Oh no. Want a ps4. Can't afford one.  < first world problems thread that way >


----------



## Dandred (Oct 4, 2014)

I'm downloading this now, sounds like it will be really up my street. AC combat and Orks!


----------



## bouncer_the_dog (Oct 4, 2014)

I paid £29 for Mordor.

I guess if you don't like killing loads of orcs its not for you..


----------



## bouncer_the_dog (Oct 5, 2014)

I was killed by a lowly archer last night - who is now a Captain and who mocked me. He's off having been promoted to an unrevealed bit of the map so I have to fight my way there to track him down and exact my revenge...


----------



## Dandred (Oct 5, 2014)

Just started this, fuck it looks beautiful! The combat feels really fluid! 

I can't wait until Thursday now, five day weekend coming here and I know what I;m going to be doing!


----------



## bouncer_the_dog (Oct 6, 2014)

Well i have played it a bit more..

It is broken in parts but I can overlook that. You can engineer some very satisfying moments. I aggravated an entire stronghold of orcs whilst trying to take out a captain - and luckily spotted a fuel container which I shot and blew them all up leaving a few smouldering orcs and a the captain to finish off..

I have also been horribly killed more than once which restructures the mordor power politics. Which is awesome. One stupid Orc called 'Bolg' got a lucky hit in which killed me - resulting in his promotion and meteoric rise through the ranks due to the power vacuum I had by having spent the last hour or so merrily slaughtering any potential opposition..

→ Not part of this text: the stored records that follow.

# olegroshka/vae-channel-dynamics

Measured on AMD Instinct MI355X. Metric: images/sec SDXL-VAE train step @256x256 (tracking on), higher is better.
Workload: dtype f32

## Files before the change

vae-channel-dynamics_amd/csrc/wgrad3_upwino.hip:

```cpp
#include "wino_common.h"
#include <algorithm>
#include <type_traits>

#ifndef VAE_UPWGRAD_X3
#define VAE_UPWGRAD_X3 1
#endif
#if VAE_UPWGRAD_X3
#include "bf16_frag.h"
#endif
#ifndef VAE_UPWGRAD_PRIO
#define VAE_UPWGRAD_PRIO 1
#endif

namespace {

constexpr int GCI = 32, GCO = 128, NPOS = 9, GNT = 512, GNB = GCO / 32;
constexpr int XSX = 12;
constexpr int XSY = 20;
constexpr int SXF = 3 * GCI * XSX;
constexpr int SYF = 2 * GCO * XSY;
constexpr int GSTAGE = SXF + SYF;
#if VAE_UPWGRAD_X3
constexpr int GPAIR = 2 * GSTAGE;
constexpr int GLDS = 2 * GPAIR * (int)sizeof(float);
extern __shared__ __attribute__((aligned(16))) float upwgrad_lds[];
#endif

__global__ __launch_bounds__(GNT, 2) void wgrad3_upwino_kernel(vae_wgrad_args p, int strips, int64_t nunits) {
#if VAE_UPWGRAD_X3
  float* const smem = upwgrad_lds;
#else
  __shared__ __attribute__((aligned(16))) float smem[2 * GSTAGE];
#endif

  const int tid = threadIdx.x, lane = tid & 63, wave = tid >> 6;
  const int lr = lane & 31, lh = lane >> 5;
  const vae_conv_geom g = p.g;
  const int tilesN = p.N / GCI, ntile = tilesN * (p.M / GCO);
  const wino::SplitTile wg = wino::split_tile_of_workgroup<false>(blockIdx.x, p.nsplit, ntile);
  const int tile = wg.tile, split = wg.split;
  const int tm = tile / tilesN, tn = tile % tilesN;
  const int m0 = tm * GCO, n0 = tn * GCI;
  const wino::UnitRange ur = wino::unit_range(nunits, p.nsplit, split);
  const int64_t ubeg = ur.ubeg;
  const int nu = ur.nu;
  const int upi = g.Hs * strips;
  const bool do_bias = (p.bias_partial != nullptr) && tn == 0;

  const int xx = tid & 15, yq = tid >> 4;
  const bool xrole = tid < 240;
  const int xq = tid & 7, xc = (tid >> 3) % 10, xr = tid / 80;
  const auto rsX = VAE_BUF_RSRC(p.X, (size_t)g.B * g.Hs * g.Ws * g.Cs * 4u);
  const auto rsY = VAE_BUF_RSRC(p.dY, (size_t)g.B * g.Ho * g.Wo * p.ldy * 4u);
  struct Stg {
    f32x4 rx, ry[2];
  };
  const f32x4 z4 = {0.f, 0.f, 0.f, 0.f};
  Stg s0{z4, {z4, z4}}, s1{z4, {z4, z4}};
  f32x4 bsum = z4;
  int ub = (int)(ubeg / upi), urow = (int)((ubeg - (int64_t)ub * upi) / strips), ustrip = (int)((ubeg - (int64_t)ub * upi) % strips);
  const unsigned rowY = (unsigned)g.Wo * p.ldy * 4u;
  auto load_unit = [&](int k, Stg& r) {
    const bool ok = k < nu;
    const int b = ub, i = urow, x0 = ustrip * 8;
    if (++ustrip == strips) {
      ustrip = 0;
      if (++urow == g.Hs) {
        urow = 0;
        ++ub;
      }
    }
    const int hy = i - 1 + xr, hx = x0 - 1 + xc;
    const bool xin = ok && xrole && ((unsigned)hy < (unsigned)g.Hs) && ((unsigned)hx < (unsigned)g.Ws);
    r.rx = VAE_BUF_LOAD4(rsX, xin ? (unsigned)(((b * g.Hs + hy) * g.Ws + hx) * g.Cs + n0 + 4 * xq) * 4u : BUF_OOB);
    const unsigned baseY = (unsigned)((b * g.Ho + 2 * i) * g.Wo + 2 * x0 + xx) * (unsigned)p.ldy * 4u + (unsigned)(m0 + 4 * yq) * 4u;
#pragma unroll
    for (int a = 0; a < 2; ++a) r.ry[a] = VAE_BUF_LOAD4(rsY, ok ? baseY + a * rowY : BUF_OOB);
  };
  auto store_unit = [&](float* st, const Stg& r) {
    float* sx = st;
    float* sy = st + SXF;
    if (xrole) {
#pragma unroll
      for (int e = 0; e < 4; ++e) sx[(xr * GCI + 4 * xq + e) * XSX + xc] = r.rx[e];
    }
#pragma unroll
    for (int a = 0; a < 2; ++a) {
#pragma unroll
      for (int e = 0; e < 4; ++e) sy[(a * GCO + 4 * yq + e) * XSY + xx] = r.ry[a][e];
      if (do_bias) bsum += r.ry[a];
    }
  };

  f32x16 acc[GNB], accx;
#pragma unroll
  for (int nb = 0; nb < GNB; ++nb)
#pragma unroll
    for (int e = 0; e < 16; ++e) acc[nb][e] = 0.f;
#pragma unroll
  for (int e = 0; e < 16; ++e) accx[e] = 0.f;

#if VAE_UPWGRAD_X3
  auto stage_pair = [&](float* st, int kp) __attribute__((always_inline)) {
    store_unit(st, s0);
    store_unit(st + GSTAGE, s1);
    load_unit(2 * kp + 2, s0);
    load_unit(2 * kp + 3, s1);
  };
  load_unit(0, s0);
  load_unit(1, s1);
  stage_pair(smem, 0);
  __syncthreads();
#else
  load_unit(0, s0);
  store_unit(smem, s0);
  load_unit(1, s1);
  __syncthreads();
#endif

  auto build_a = [&](auto PR, auto PC, const float* cx, f32x4& a4) {
    constexpr int pr = decltype(PR)::value, pc = decltype(PC)::value;
    constexpr int vr1 = pr == 0 ? 0 : 1, vr2 = pr == 0 ? 1 : 2;
    const int voff1 = (vr1 * GCI + lr) * XSX + 4 * lh, voff2 = (vr2 * GCI + lr) * XSX + 4 * lh;
    float rc[8];
#pragma unroll
    for (int c = 0; c < 2; ++c) {
      const f32x4 u1 = *reinterpret_cast<const f32x4*>(&cx[voff1 + 4 * c]);
      if (pr == 1) {
#pragma unroll
        for (int e = 0; e < 4; ++e) rc[4 * c + e] = u1[e];
      } else {
        const f32x4 u2 = *reinterpret_cast<const f32x4*>(&cx[voff2 + 4 * c]);
#pragma unroll
        for (int e = 0; e < 4; ++e) rc[4 * c + e] = u1[e] - u2[e];
      }
    }
#pragma unroll
    for (int e = 0; e < 4; ++e) a4[e] = pc == 0 ? rc[e] - rc[e + 1] : (pc == 1 ? rc[e + 1] : rc[e + 1] - rc[e + 2]);
  };
  auto build_b = [&](auto PR, auto PC, const float* cy, int nb, f32x4& b4) {
    constexpr int pr = decltype(PR)::value, pc = decltype(PC)::value;
    constexpr int dr1 = pr == 2 ? 1 : 0;
    const int doff = (dr1 * GCO + nb * 32 + lr) * XSY + 8 * lh;
    float rc[8];
#pragma unroll
    for (int c = 0; c < 2; ++c) {
      const f32x4 d0 = *reinterpret_cast<const f32x4*>(&cy[doff + 4 * c]);
      if (pr == 1) {
        const f32x4 d1 = *reinterpret_cast<const f32x4*>(&cy[doff + GCO * XSY + 4 * c]);
#pragma unroll
        for (int e = 0; e < 4; ++e) rc[4 * c + e] = d0[e] + d1[e];
      } else {
#pragma unroll
        for (int e = 0; e < 4; ++e) rc[4 * c + e] = d0[e];
      }
    }
#pragma unroll
    for (int e = 0; e < 4; ++e) b4[e] = pc == 0 ? rc[2 * e] : (pc == 1 ? rc[2 * e] + rc[2 * e + 1] : rc[2 * e + 1]);
  };
  using I2 = std::integral_constant<int, 2>;

  auto run = [&](auto PR, auto PC, auto EXTRA) {
    constexpr bool extra = decltype(EXTRA)::value;
#if VAE_UPWGRAD_X3
    auto step = [&](int kp) {
      const float* cst = smem + (kp & 1) * GPAIR;
      float* nst = smem + ((kp + 1) & 1) * GPAIR;
      Bf3 a3, bb;
      {
        f32x4 a0, a1;
        build_a(PR, PC, cst, a0);
        build_a(PR, PC, cst + GSTAGE, a1);
        a3 = split8(a0, a1);
      }
      if (extra) stage_pair(nst, kp + 1);
      __builtin_amdgcn_sched_barrier(0);
#pragma unroll
      for (int nb = 0; nb < GNB; ++nb) {
        if (nb == GNB - 1 && !extra) {
          __builtin_amdgcn_sched_barrier(0);
          stage_pair(nst, kp + 1);
          __builtin_amdgcn_sched_barrier(0);
        }
        f32x4 b0, b1;
        build_b(PR, PC, cst + SXF, nb, b0);
        build_b(PR, PC, cst + GSTAGE + SXF, nb, b1);
        bb = split8(b0, b1);
#pragma unroll
        for (int t = 0; t < 6; ++t) acc[nb] = mma_x3_term(t, a3.p, bb.p, acc[nb]);
      }
      if (extra) {
        f32x4 a0, a1, b0, b1;
        build_a(I2{}, I2{}, cst, a0);
        build_a(I2{}, I2{}, cst + GSTAGE, a1);
        build_b(I2{}, I2{}, cst + SXF, wave, b0);
        build_b(I2{}, I2{}, cst + GSTAGE + SXF, wave, b1);
        a3 = split8(a0, a1);
        bb = split8(b0, b1);
#pragma unroll
        for (int t = 0; t < 6; ++t) accx = mma_x3_term(t, a3.p, bb.p, accx);
      }
      __syncthreads();
    };
    const int np = (nu + 1) / 2;
    for (int kp = 0; kp < np; ++kp) step(kp);
#else
    auto step = [&](int k, const Stg& cur, Stg& nxt) {
      const float* cx = smem + (k & 1) * GSTAGE;
      const float* cy = cx + SXF;
      float* nst = smem + ((k + 1) & 1) * GSTAGE;
      f32x4 a4, bb[2];
      build_a(PR, PC, cx, a4);
      build_b(PR, PC, cy, 0, bb[0]);
#pragma unroll
      for (int nb = 0; nb < GNB; ++nb) {
        __builtin_amdgcn_sched_barrier(0);
        if (nb == 1) {
          load_unit(k + 2, nxt);
          __builtin_amdgcn_sched_barrier(0);
        }
        if (nb + 1 < GNB) build_b(PR, PC, cy, nb + 1, bb[(nb + 1) & 1]);
#pragma unroll
        for (int e = 0; e < 4; ++e) acc[nb] = __builtin_amdgcn_mfma_f32_32x32x2f32(a4[e], bb[nb & 1][e], acc[nb], 0, 0, 0);
        __builtin_amdgcn_sched_barrier(0);
      }
      if (extra) {
        f32x4 ax, bx;
        build_a(I2{}, I2{}, cx, ax);
        build_b(I2{}, I2{}, cy, wave, bx);
#pragma unroll
        for (int e = 0; e < 4; ++e) accx = __builtin_amdgcn_mfma_f32_32x32x2f32(ax[e], bx[e], accx, 0, 0, 0);
      }
      store_unit(nst, cur);
      __syncthreads();
    };
    int k = 0;
    for (; k + 1 < nu; k += 2) {
      step(k, s1, s0);
      step(k + 1, s0, s1);
    }
    if (k < nu) step(k, s1, s0);
#endif
  };
#if VAE_UPWGRAD_X3 && VAE_UPWGRAD_PRIO
  if (__builtin_amdgcn_readfirstlane(tid) >= 256) __builtin_amdgcn_s_setprio(1);
#endif
  {
    using I0 = std::integral_constant<int, 0>;
    using I1 = std::integral_constant<int, 1>;
    using T = std::true_type;
    using F_ = std::false_type;
    switch (wave) {
      case 0: run(I0{}, I0{}, T{}); break;
      case 1: run(I0{}, I1{}, T{}); break;
      case 2: run(I0{}, I2{}, T{}); break;
      case 3: run(I1{}, I0{}, T{}); break;
      case 4: run(I1{}, I1{}, F_{}); break;
      case 5: run(I1{}, I2{}, F_{}); break;
      case 6: run(I2{}, I0{}, F_{}); break;
      default: run(I2{}, I1{}, F_{}); break;
    }
  }
#if VAE_UPWGRAD_X3 && VAE_UPWGRAD_PRIO
  __builtin_amdgcn_s_setprio(0);
#endif

  float* __restrict__ O = p.partial + (int64_t)split * NPOS * p.N * p.M;
  wino::slab_store<GNB>(O, wave, p.N, p.M, n0, m0, 0, acc, lr, lh);
  if (wave < 4) wino::slab_store<1>(O, 8, p.N, p.M, n0, m0, wave, &accx, lr, lh);
  if (do_bias) wino::bias_tail(bsum, xx, p.bias_partial, (int64_t)split * p.M + m0 + 4 * yq);
}

}

bool wgrad3_upwino_eligible(const vae_wgrad_args& a) {
  const vae_conv_geom& g = a.g;
  if (!wino::wgrad_eligible_common(a, GCI, GCO) || a.x_bf16 || a.y_bf16 || a.xf != VAE_XF_NONE) return false;
  if (g.mode != VAE_MODE_UP2X || g.Ho != 2 * g.Hs || g.Wo != 2 * g.Ws) return false;
  return g.Ws % 8 == 0 && g.Cs >= a.N;
}

int64_t wgrad3_upwino_units(const vae_conv_geom& g) { return (int64_t)g.B * g.Hs * (g.Ws / 8); }

int launch_wgrad3_upwino(const vae_wgrad_args& a, hipStream_t st) {
  const vae_conv_geom& g = a.g;
  const int64_t nunits = wgrad3_upwino_units(g);
  dim3 grid((unsigned)((a.M / GCO) * (a.N / GCI) * a.nsplit), 1, 1);
#if VAE_UPWGRAD_X3
  VAE_RESERVE_LDS(wgrad3_upwino_kernel, GLDS, "wgrad3_upwino");
  hipLaunchKernelGGL(wgrad3_upwino_kernel, grid, dim3(GNT), GLDS, st, a, g.Ws / 8, nunits);
#else
  hipLaunchKernelGGL(wgrad3_upwino_kernel, grid, dim3(GNT), 0, st, a, g.Ws / 8, nunits);
#endif
  return 0;
}
```

Baseline: 120.0.

## Software-pipeline B-operand builds under MFMA in upsample Winograd wgrad kernel

Adds a pipelined step for the x3 bf16 path of the upsample Winograd weight-gradient kernel. The B operand for the next column block is built from LDS while the current block's MFMAs run, using a double-buffered register operand. Explicit sched_group_barrier patterns interleave MFMA, LDS reads and VALU work, and s_setprio raises wave priority around the MFMA section. This targets LDS-read and split latency sitting between matrix ops, at the cost of more live registers and a compiler-schedule-sensitive instruction mix.

```diff
diff --git a/vae-channel-dynamics_amd/csrc/wgrad3_upwino.hip b/vae-channel-dynamics_amd/csrc/wgrad3_upwino.hip
--- a/vae-channel-dynamics_amd/csrc/wgrad3_upwino.hip
+++ b/vae-channel-dynamics_amd/csrc/wgrad3_upwino.hip
@@ -10,6 +10,12 @@
 #endif
 #ifndef VAE_UPWGRAD_PRIO
 #define VAE_UPWGRAD_PRIO 1
+#endif
+#ifndef VAE_UPWGRAD_PIPE_PRIO
+#define VAE_UPWGRAD_PIPE_PRIO 1
+#endif
+#ifndef VAE_UPWGRAD_PIPE
+#define VAE_UPWGRAD_PIPE 1
 #endif
 
 namespace {
@@ -163,6 +169,71 @@
   auto run = [&](auto PR, auto PC, auto EXTRA) {
     constexpr bool extra = decltype(EXTRA)::value;
 #if VAE_UPWGRAD_X3
+#if VAE_UPWGRAD_PIPE
+    auto step = [&](int kp) {
+      const float* cst = smem + (kp & 1) * GPAIR;
+      float* nst = smem + ((kp + 1) & 1) * GPAIR;
+      Bf3 a3, ax3, bb[2];
+      auto operand = [&](auto PR_, auto PC_, int nb, Bf3& o) {
+        f32x4 b0, b1;
+        build_b(PR_, PC_, cst + SXF, nb, b0);
+        build_b(PR_, PC_, cst + GSTAGE + SXF, nb, b1);
+        o = split8(b0, b1);
+      };
+      {
+        f32x4 a0, a1;
+        build_a(PR, PC, cst, a0);
+        build_a(PR, PC, cst + GSTAGE, a1);
+        a3 = split8(a0, a1);
+      }
+      if (extra) stage_pair(nst, kp + 1);
+      operand(PR, PC, 0, bb[0]);
+      __builtin_amdgcn_sched_barrier(0);
+      if (VAE_UPWGRAD_PIPE_PRIO && extra) __builtin_amdgcn_s_setprio(2);
+      constexpr int pr = decltype(PR)::value, pc = decltype(PC)::value;
+      constexpr int nrd = pr == 1 ? 4 : 2;
+      constexpr int gv = (44 + (pr == 1 ? 16 : 0) + (pc == 1 ? 8 : 0) + 5) / 6;
+#pragma unroll
+      for (int nb = 0; nb < GNB; ++nb) {
+        if (nb == GNB - 1 && !extra) {
+          stage_pair(nst, kp + 1);
+          __builtin_amdgcn_sched_barrier(0);
+        }
+        if (nb + 1 < GNB) {
+          operand(PR, PC, nb + 1, bb[(nb + 1) & 1]);
+        } else if (extra) {
+          f32x4 a0, a1;
+          build_a(I2{}, I2{}, cst, a0);
+          build_a(I2{}, I2{}, cst + GSTAGE, a1);
+          ax3 = split8(a0, a1);
+          operand(I2{}, I2{}, wave, bb[0]);
+        }
+#pragma unroll
+        for (int t = 0; t < 6; ++t) acc[nb] = mma_x3_term(t, a3.p, bb[nb & 1].p, acc[nb]);
+        if (nb + 1 < GNB) {
+#pragma unroll
+          for (int i = 0; i < 6; ++i) {
+            __builtin_amdgcn_sched_group_barrier(0x008, 1, 0);
+            if (i < 2) __builtin_amdgcn_sched_group_barrier(0x100, nrd, 0);
+            __builtin_amdgcn_sched_group_barrier(0x002, gv, 0);
+          }
+        } else if (extra) {
+#pragma unroll
+          for (int i = 0; i < 6; ++i) {
+            __builtin_amdgcn_sched_group_barrier(0x008, 1, 0);
+            if (i < 1) __builtin_amdgcn_sched_group_barrier(0x100, 12, 0);
+            __builtin_amdgcn_sched_group_barrier(0x002, 19, 0);
+          }
+#pragma unroll
+          for (int t = 0; t < 6; ++t) accx = mma_x3_term(t, ax3.p, bb[0].p, accx);
+          __builtin_amdgcn_sched_group_barrier(0x008, 6, 0);
+        }
+        __builtin_amdgcn_sched_barrier(0);
+      }
+      if (VAE_UPWGRAD_PIPE_PRIO && extra) __builtin_amdgcn_s_setprio(0);
+      __syncthreads();
+    };
+#else
     auto step = [&](int kp) {
       const float* cst = smem + (kp & 1) * GPAIR;
       float* nst = smem + ((kp + 1) & 1) * GPAIR;
@@ -202,6 +273,7 @@
       }
       __syncthreads();
     };
+#endif
     const int np = (nu + 1) / 2;
     for (int kp = 0; kp < np; ++kp) step(kp);
 #else
```

Result: no change. 119.1 (-0.7%).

I am not sure but I think Bolg was as surprised as me when he struck the killing blow.

Generally the mix of sneakiness and then crazy batman style brawls is very satisfying.

It still doesn't have the crunch and draw that playing Arkham City and the Jokers Funhouse over and over again on hard had. But that was one of my top gaming moments ever anyway..

The one thing that confuses me is that Mordor looks a bit to grassy and not horrible enough (at times) I think its because Sauron has only just taken over...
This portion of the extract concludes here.